This is an excellent question. I do think the question is phrased very well too since it serves to even things up a little, (even though in practice I would never dream of asking such an intimate question myself) but how many of our gay/bi or transgender fellow jellies must have been asked this over the years? Well, for my answer, as with so many other jellies above, I never thought about it I suppose. I was maybe 8 or so and I remember My Grandmother going round early on a saturday morning to get our local paper because for quite a while they gave away a mini poster each week, alternating between the Osmonds and the Jackson 5 and I absolutely knew that Michael Jackson and Donny Osmond rocked my little world, (even before then I watched Star Trek every week and made moon eyes at Dr McCoy, before I even knew what love was but I digress lol).

I suppose I had a very, protected upbringing. I was raised by my Grandmother and I was always excouraged to go talk to her if anything bothered me, or if I didn’t understand anything. She was never too busy for me. I remember, I suppose I must have been 10 or 11 maybe, hearing someone at school call someone else “queer” and when I got home I asked her what it meant. I told her I knew it must be a bad thing because the other person got upset.

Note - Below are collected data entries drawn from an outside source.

template <int V>
__global__ __launch_bounds__(kThreads, 2) void GemmSplitF16Kernel(
    int64_t M, int64_t N, int64_t nslab, SplitOperand oa, SplitOperand ob, float alpha, float beta, float* C,
    int64_t ldc, int tri, int64_t lin0, int64_t slab0, int64_t slab_count, float* __restrict__ P,
    const int* __restrict__ order, int64_t perm_limit) {
  const int64_t lin = lin0 + blockIdx.x;
  int64_t I, J;
  if (order != nullptr) {
    int64_t tpos = lin;
    if (lin < perm_limit) {
      const int64_t xcd = lin & 7, slot = lin >> 3;
      tpos = ((((slot >> 5) << 3) + xcd) << 5) + (slot & 31);
    }
    const int w = order[tpos];
    I = w >> 16;
    J = w & 0xffff;
  } else if (tri == 1 || tri == 2) {
    I = static_cast<int64_t>((sqrt(8.0 * static_cast<double>(lin) + 1.0) - 1.0) * 0.5);
    while ((I + 1) * (I + 2) / 2 <= lin) ++I;
    while (I * (I + 1) / 2 > lin) --I;
    J = lin - I * (I + 1) / 2;
  } else if (tri == 4) {
    const int64_t TI = (M + TS - 1) / TS, TJ = (N + TS - 1) / TS;
    I = TI - 1 - lin / TJ;
    J = lin % TJ;
  } else {
    const int64_t TI = (M + TS - 1) / TS;
    I = lin % TI;
    J = lin / TI;
  }
  const int64_t i0 = I * TS, j0 = J * TS;
  int64_t ks0 = slab0, ks1 = slab0 + slab_count;
  if (tri == 2 && i0 / SK > ks0) ks0 = i0 / SK;
  if (tri == 3 && j0 / SK > ks0) ks0 = j0 / SK;
  if (tri == 4 && (i0 + TS + SK - 1) / SK < ks1) ks1 = (i0 + TS + SK - 1) / SK;
  if (P != nullptr) {
    ks0 = slab0 + static_cast<int64_t>(blockIdx.y) * slab_count;
    ks1 = ks0 + slab_count;
  }
  if (ks1 > nslab) ks1 = nslab;

  const int t = threadIdx.x, lane = t & 63, wave = t >> 6;
  const int wi = wave & 1, wj = wave >> 1;
  const int l31 = lane & 31, lh = lane >> 5;

  f32x16 acc[4][2];
#pragma unroll
  for (int a = 0; a < 4; ++a)
#pragma unroll
    for (int b = 0; b < 2; ++b)
#pragma unroll
      for (int r = 0; r < 16; ++r) acc[a][b][r] = 0.0f;

  if constexpr (V == 3) {
    __shared__ __attribute__((aligned(16))) _Float16 ring[4][4][TS * 16];
    const int wave_u = __builtin_amdgcn_readfirstlane(wave);
    const int arr_w = wave_u & 3, pg = wave_u >> 2;
    int src_off[4];
#pragma unroll
    for (int q = 0; q < 4; ++q) {
      const int slot = (pg * 4 + q) * 64 + lane;
      const int row = slot >> 1, seg = (slot & 1) ^ ((row >> 3) & 1);
      src_off[q] = row * SK + seg * 8;
    }
    const _Float16* arr_base = arr_w == 0   ? oa.H + i0 * SK
                               : arr_w == 1 ? oa.L + i0 * SK
                               : arr_w == 2 ? ob.H + j0 * SK
                                            : ob.L + j0 * SK;
    const int64_t arr_stride = (arr_w < 2 ? oa.rows_pad : ob.rows_pad) * SK;
    const int64_t nsteps = ks1 > ks0 ? 2 * (ks1 - ks0) : 0;
    auto stage_src = [&](int64_t step) {
      const int64_t sc = step < nsteps ? step : nsteps - 1;
      return arr_base + (ks0 + (sc >> 1)) * arr_stride + (sc & 1) * 16;
    };
    auto stage_issue = [&](int64_t step, const _Float16* src) {
      _Float16* dst = &ring[step & 3][arr_w][pg * 4 * 512];
#pragma unroll
      for (int q = 0; q < 4; ++q)
        __builtin_amdgcn_global_load_lds((const __attribute__((address_space(1))) void*)(src + src_off[q]),
                                         (__attribute__((address_space(3))) void*)(dst + q * 512), 16, 0, 0);
    };
    auto stage = [&](int64_t step) { stage_issue(step, stage_src(step)); };
    const int sw = (l31 >> 3) & 1;
    const int fragI = (wi * 128 + l31) * 16 + ((lh ^ sw) << 3);
    const int fragJ = (wj * 64 + l31) * 16 + ((lh ^ sw) << 3);
    auto readf = [&](int64_t step, half8(&ih)[4], half8(&il)[4], half8(&jh)[2], half8(&jl)[2]) {
      const _Float16* B = &ring[step & 3][0][0];
#pragma unroll
      for (int b = 0; b < 2; ++b) {
        jh[b] = *reinterpret_cast<const half8*>(B + 2 * TS * 16 + fragJ + b * 512);
        jl[b] = *reinterpret_cast<const half8*>(B + 3 * TS * 16 + fragJ + b * 512);
      }
#pragma unroll
      for (int a = 0; a < 4; ++a) {
        ih[a] = *reinterpret_cast<const half8*>(B + fragI + a * 512);
        il[a] = *reinterpret_cast<const half8*>(B + TS * 16 + fragI + a * 512);
      }
    };
    auto half_step = [&](int ap, const half8(&ih)[4], const half8(&il)[4], const half8(&jh)[2],
                         const half8(&jl)[2]) {
#pragma unroll
      for (int term = 0; term < 3; ++term)
#pragma unroll
        for (int a = ap; a < ap + 2; ++a)
#pragma unroll
          for (int b = 0; b < 2; ++b)
            acc[a][b] = __builtin_amdgcn_mfma_f32_32x32x16_f16(term == 2 ? jl[b] : jh[b], term == 1 ? il[a] : ih[a],
                                                               acc[a][b], 0, 0, 0);
    };
    if (nsteps > 0) {
      half8 aih[4], ail[4], ajh[2], ajl[2], bih[4], bil[4], bjh[2], bjl[2];
      stage(0);
      stage(1);
      stage(2);
      asm volatile("s_waitcnt vmcnt(8)" ::: "memory");
      __builtin_amdgcn_s_barrier();
      readf(0, aih, ail, ajh, ajl);
      auto body = [&](int64_t st, const half8(&cih)[4], const half8(&cil)[4], const half8(&cjh)[2],
                      const half8(&cjl)[2], half8(&nih)[4], half8(&nil)[4], half8(&njh)[2], half8(&njl)[2]) {
        const _Float16* nsrc = stage_src(st + 3);
        half_step(0, cih, cil, cjh, cjl);
        __builtin_amdgcn_sched_barrier(0);
        asm volatile("s_waitcnt vmcnt(4)" ::: "memory");
        __builtin_amdgcn_s_barrier();
        __builtin_amdgcn_sched_barrier(0);
        stage_issue(st + 3, nsrc);
        readf(st + 1, nih, nil, njh, njl);
        half_step(2, cih, cil, cjh, cjl);
#pragma unroll
        for (int i = 0; i < 4; ++i) {
          __builtin_amdgcn_sched_group_barrier(0x008, 1, 0);
          __builtin_amdgcn_sched_group_barrier(0x010, 1, 0);
        }
#pragma unroll
        for (int i = 0; i < 6; ++i) {
          __builtin_amdgcn_sched_group_barrier(0x008, 1, 0);
          __builtin_amdgcn_sched_group_barrier(0x100, 2, 0);
        }
        __builtin_amdgcn_sched_group_barrier(0x008, 2, 0);
        __builtin_amdgcn_sched_barrier(0);
      };
      for (int64_t st = 0; st < nsteps; st += 2) {
        body(st, aih, ail, ajh, ajl, bih, bil, bjh, bjl);
        body(st + 1, bih, bil, bjh, bjl, aih, ail, ajh, ajl);
      }
      asm volatile("s_waitcnt vmcnt(0)" ::: "memory");
    }
    const bool interior = P == nullptr && i0 + TS <= M && j0 + TS <= N && ldc % 4 == 0 &&
                          reinterpret_cast<uintptr_t>(C) % 16 == 0;
    if (interior) {
      float* stage = reinterpret_cast<float*>(&ring[0][0][0]);
      const int row4 = lane * 4;
      float ui[4];
#pragma unroll
      for (int e = 0; e < 4; ++e) ui[e] = SplitScaleInv(oa.rowmax[i0 + row4 + e]);
      __syncthreads();
#pragma unroll 1
      for (int h = 0; h < 2; ++h) {
        if ((wj >> 1) == h) {
#pragma unroll
          for (int a = 0; a < 4; ++a)
#pragma unroll
            for (int b = 0; b < 2; ++b)
#pragma unroll
              for (int r = 0; r < 16; ++r) {
                const int col = (wj & 1) * 64 + b * 32 + (r & 3) + 8 * (r >> 2) + 4 * lh;
                stage[col * TS + wi * 128 + a * 32 + l31] = acc[a][b][r];
              }
        }
        __syncthreads();
#pragma unroll 1
        for (int qb = 0; qb < 16; qb += 8) {
          float4 old[8];
          if (beta != 0.0f) {
#pragma unroll
            for (int q = 0; q < 8; ++q) {
              const int64_t j = j0 + h * 128 + wave + 8 * (qb + q);
              old[q] = *reinterpret_cast<const float4*>(C + i0 + row4 + j * ldc);
            }
          }
#pragma unroll
          for (int q = 0; q < 8; ++q) {
            const int c = wave + 8 * (qb + q);
            const int64_t j = j0 + h * 128 + c;
            const float uj = SplitScaleInv(ob.rowmax[j]);
            const float4 a4 = *reinterpret_cast<const float4*>(stage + c * TS + row4);
            float4 v;
            v.x = alpha * ((ui[0] * a4.x) * uj);
            v.y = alpha * ((ui[1] * a4.y) * uj);
            v.z = alpha * ((ui[2] * a4.z) * uj);
            v.w = alpha * ((ui[3] * a4.w) * uj);
            if (beta != 0.0f) {
              v.x = v.x + beta * old[q].x;
              v.y = v.y + beta * old[q].y;
              v.z = v.z + beta * old[q].z;
              v.w = v.w + beta * old[q].w;
            }
            *reinterpret_cast<float4*>(C + i0 + row4 + j * ldc) = v;
          }
        }
        __syncthreads();
      }
      return;
    }
  } else if constexpr (V >= 1) {
    __shared__ __attribute__((aligned(16))) _Float16 sm2[2][4][TS * SK];
    const int wave_u = __builtin_amdgcn_readfirstlane(wave);
    int src_off[2];
#pragma unroll
    for (int q = 0; q < 2; ++q) {
      const int slot = (wave_u * 2 + q) * 64 + lane;
      const int row = slot >> 2, seg = (slot & 3) ^ ((row >> 2) & 3);
      src_off[q] = row * SK + seg * 8;
    }
    auto stage = [&](int buf, int64_t ks) {
      const _Float16* base[4] = {oa.H + (ks * oa.rows_pad + i0) * SK, oa.L + (ks * oa.rows_pad + i0) * SK,
                                 ob.H + (ks * ob.rows_pad + j0) * SK, ob.L + (ks * ob.rows_pad + j0) * SK};
#pragma unroll
      for (int arr = 0; arr < 4; ++arr)
#pragma unroll
        for (int q = 0; q < 2; ++q)
          __builtin_amdgcn_global_load_lds(
              (const __attribute__((address_space(1))) void*)(base[arr] + src_off[q]),
              (__attribute__((address_space(3))) void*)(&sm2[buf][arr][(wave_u * 2 + q) * 512]), 16, 0, 0);
    };
    int offI[4], offJ[2], swI[4], swJ[2];
#pragma unroll
    for (int a = 0; a < 4; ++a) {
      const int row = wi * 128 + a * 32 + l31;
      offI[a] = row * SK;
      swI[a] = (row >> 2) & 3;
    }
#pragma unroll
    for (int b = 0; b < 2; ++b) {
      const int row = wj * 64 + b * 32 + l31;
      offJ[b] = row * SK;
      swJ[b] = (row >> 2) & 3;
    }
    int cur = 0;
    if (ks0 < ks1) {
      stage(0, ks0);
      asm volatile("s_waitcnt vmcnt(0)" ::: "memory");
      __builtin_amdgcn_s_barrier();
    }
    {
      for (int64_t ks = ks0; ks < ks1; ++ks) {
        if (ks + 1 < ks1) stage(cur ^ 1, ks + 1);
#pragma unroll
        for (int kk = 0; kk < SK; kk += 16) {
          half8 ih[4], il[4], jh[2], jl[2];
          const int seg = kk / 8 + lh;
#pragma unroll
          for (int a = 0; a < 4; ++a) {
            const int off = offI[a] + ((seg ^ swI[a]) << 3);
            ih[a] = *reinterpret_cast<const half8*>(&sm2[cur][0][off]);
            il[a] = *reinterpret_cast<const half8*>(&sm2[cur][1][off]);
          }
#pragma unroll
          for (int b = 0; b < 2; ++b) {
            const int off = offJ[b] + ((seg ^ swJ[b]) << 3);
            jh[b] = *reinterpret_cast<const half8*>(&sm2[cur][2][off]);
            jl[b] = *reinterpret_cast<const half8*>(&sm2[cur][3][off]);
          }
#pragma unroll
          for (int a = 0; a < 4; ++a)
#pragma unroll
            for (int b = 0; b < 2; ++b) {
              acc[a][b] = __builtin_amdgcn_mfma_f32_32x32x16_f16(jh[b], ih[a], acc[a][b], 0, 0, 0);
              acc[a][b] = __builtin_amdgcn_mfma_f32_32x32x16_f16(jh[b], il[a], acc[a][b], 0, 0, 0);
              acc[a][b] = __builtin_amdgcn_mfma_f32_32x32x16_f16(jl[b], ih[a], acc[a][b], 0, 0, 0);
            }
        }
        __builtin_amdgcn_sched_barrier(0);
        asm volatile("s_waitcnt vmcnt(0)" ::: "memory");
        __builtin_amdgcn_s_barrier();
        cur ^= 1;
      }
    }
  } else {
    __shared__ __attribute__((aligned(16))) _Float16 sm[4][TS * LROW];
    half8 pre[4][2];
    auto gload = [&](int64_t ks) {
      const _Float16* hI = oa.H + (ks * oa.rows_pad + i0) * SK;
      const _Float16* lI = oa.L + (ks * oa.rows_pad + i0) * SK;
      const _Float16* hJ = ob.H + (ks * ob.rows_pad + j0) * SK;
      const _Float16* lJ = ob.L + (ks * ob.rows_pad + j0) * SK;
  #pragma unroll
      for (int p = 0; p < 2; ++p) {
        const int q = t + kThreads * p;
        pre[0][p] = *reinterpret_cast<const half8*>(hI + q * 8);
        pre[1][p] = *reinterpret_cast<const half8*>(lI + q * 8);
        pre[2][p] = *reinterpret_cast<const half8*>(hJ + q * 8);
        pre[3][p] = *reinterpret_cast<const half8*>(lJ + q * 8);
      }
    };
    auto lstore = [&]() {
  #pragma unroll
      for (int p = 0; p < 2; ++p) {
        const int q = t + kThreads * p;
        const int off = (q >> 2) * LROW + (q & 3) * 8;
  #pragma unroll
        for (int arr = 0; arr < 4; ++arr) *reinterpret_cast<half8*>(&sm[arr][off]) = pre[arr][p];
      }
    };
    if (ks0 < ks1) gload(ks0);
    for (int64_t ks = ks0; ks < ks1; ++ks) {
      __syncthreads();
      lstore();
      __syncthreads();
      if (ks + 1 < ks1) gload(ks + 1);
  #pragma unroll
      for (int kk = 0; kk < SK; kk += 16) {
        half8 ih[4], il[4], jh[2], jl[2];
  #pragma unroll
        for (int a = 0; a < 4; ++a) {
          const int off = (wi * 128 + a * 32 + l31) * LROW + kk + 8 * lh;
          ih[a] = *reinterpret_cast<const half8*>(&sm[0][off]);
          il[a] = *reinterpret_cast<const half8*>(&sm[1][off]);
        }
  #pragma unroll
        for (int b = 0; b < 2; ++b) {
          const int off = (wj * 64 + b * 32 + l31) * LROW + kk + 8 * lh;
          jh[b] = *reinterpret_cast<const half8*>(&sm[2][off]);
          jl[b] = *reinterpret_cast<const half8*>(&sm[3][off]);
        }
  #pragma unroll
        for (int a = 0; a < 4; ++a)
  #pragma unroll
          for (int b = 0; b < 2; ++b) {
            acc[a][b] = __builtin_amdgcn_mfma_f32_32x32x16_f16(jh[b], ih[a], acc[a][b], 0, 0, 0);
            acc[a][b] = __builtin_amdgcn_mfma_f32_32x32x16_f16(jh[b], il[a], acc[a][b], 0, 0, 0);
            acc[a][b] = __builtin_amdgcn_mfma_f32_32x32x16_f16(jl[b], ih[a], acc[a][b], 0, 0, 0);
          }
      }
    }

  }

  if (P != nullptr) {
    float* pt = P + (static_cast<int64_t>(blockIdx.x) * gridDim.y + blockIdx.y) * (TS * TS);
#pragma unroll
    for (int a = 0; a < 4; ++a) {
      const int il = wi * 128 + a * 32 + l31;
#pragma unroll
      for (int b = 0; b < 2; ++b)
#pragma unroll
        for (int r = 0; r < 16; ++r)
          pt[il + (wj * 64 + b * 32 + (r & 3) + 8 * (r >> 2) + 4 * lh) * TS] = acc[a][b][r];
    }
    return;
  }
#pragma unroll
  for (int b = 0; b < 2; ++b) {
    float uj[16];
#pragma unroll
    for (int r = 0; r < 16; ++r) {
      const int64_t j = j0 + wj * 64 + b * 32 + (r & 3) + 8 * (r >> 2) + 4 * lh;
      uj[r] = SplitScaleInv(ob.rowmax[j < N ? j : N - 1]);
    }
#pragma unroll
    for (int a = 0; a < 4; ++a) {
      const int64_t i = i0 + wi * 128 + a * 32 + l31;
      const int64_t ic = i < M ? i : M - 1;
      const float ui = SplitScaleInv(oa.rowmax[ic]);
      float old[16];
      if (beta != 0.0f) {
#pragma unroll
        for (int r = 0; r < 16; ++r) {
          const int64_t j = j0 + wj * 64 + b * 32 + (r & 3) + 8 * (r >> 2) + 4 * lh;
          old[r] = C[ic + (j < N ? j : N - 1) * ldc];
        }
      }
#pragma unroll
      for (int r = 0; r < 16; ++r) {
        const int64_t j = j0 + wj * 64 + b * 32 + (r & 3) + 8 * (r >> 2) + 4 * lh;
        if (i >= M || j >= N) continue;
        const float v = alpha * ((ui * acc[a][b][r]) * uj[r]);
        C[i + j * ldc] = (beta == 0.0f) ? v : v + beta * old[r];
      }
    }
  }
}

She asked me where I heard it, and I told her all about what had happened at school and she told me that it was a bad word intended to hurt people. She explained to me that not all girls and boys grow up and get married but some girls like other girls and some boys liked other boys. There was nothing wrong with this but some people are very stupid and think that there is. She said I had to always remember to like or dislike a person for what was inside, for what kind of person they were, not to be like those intollerent people who make their minds up before even getting to know a person and concern themselves with matters that are none of their business.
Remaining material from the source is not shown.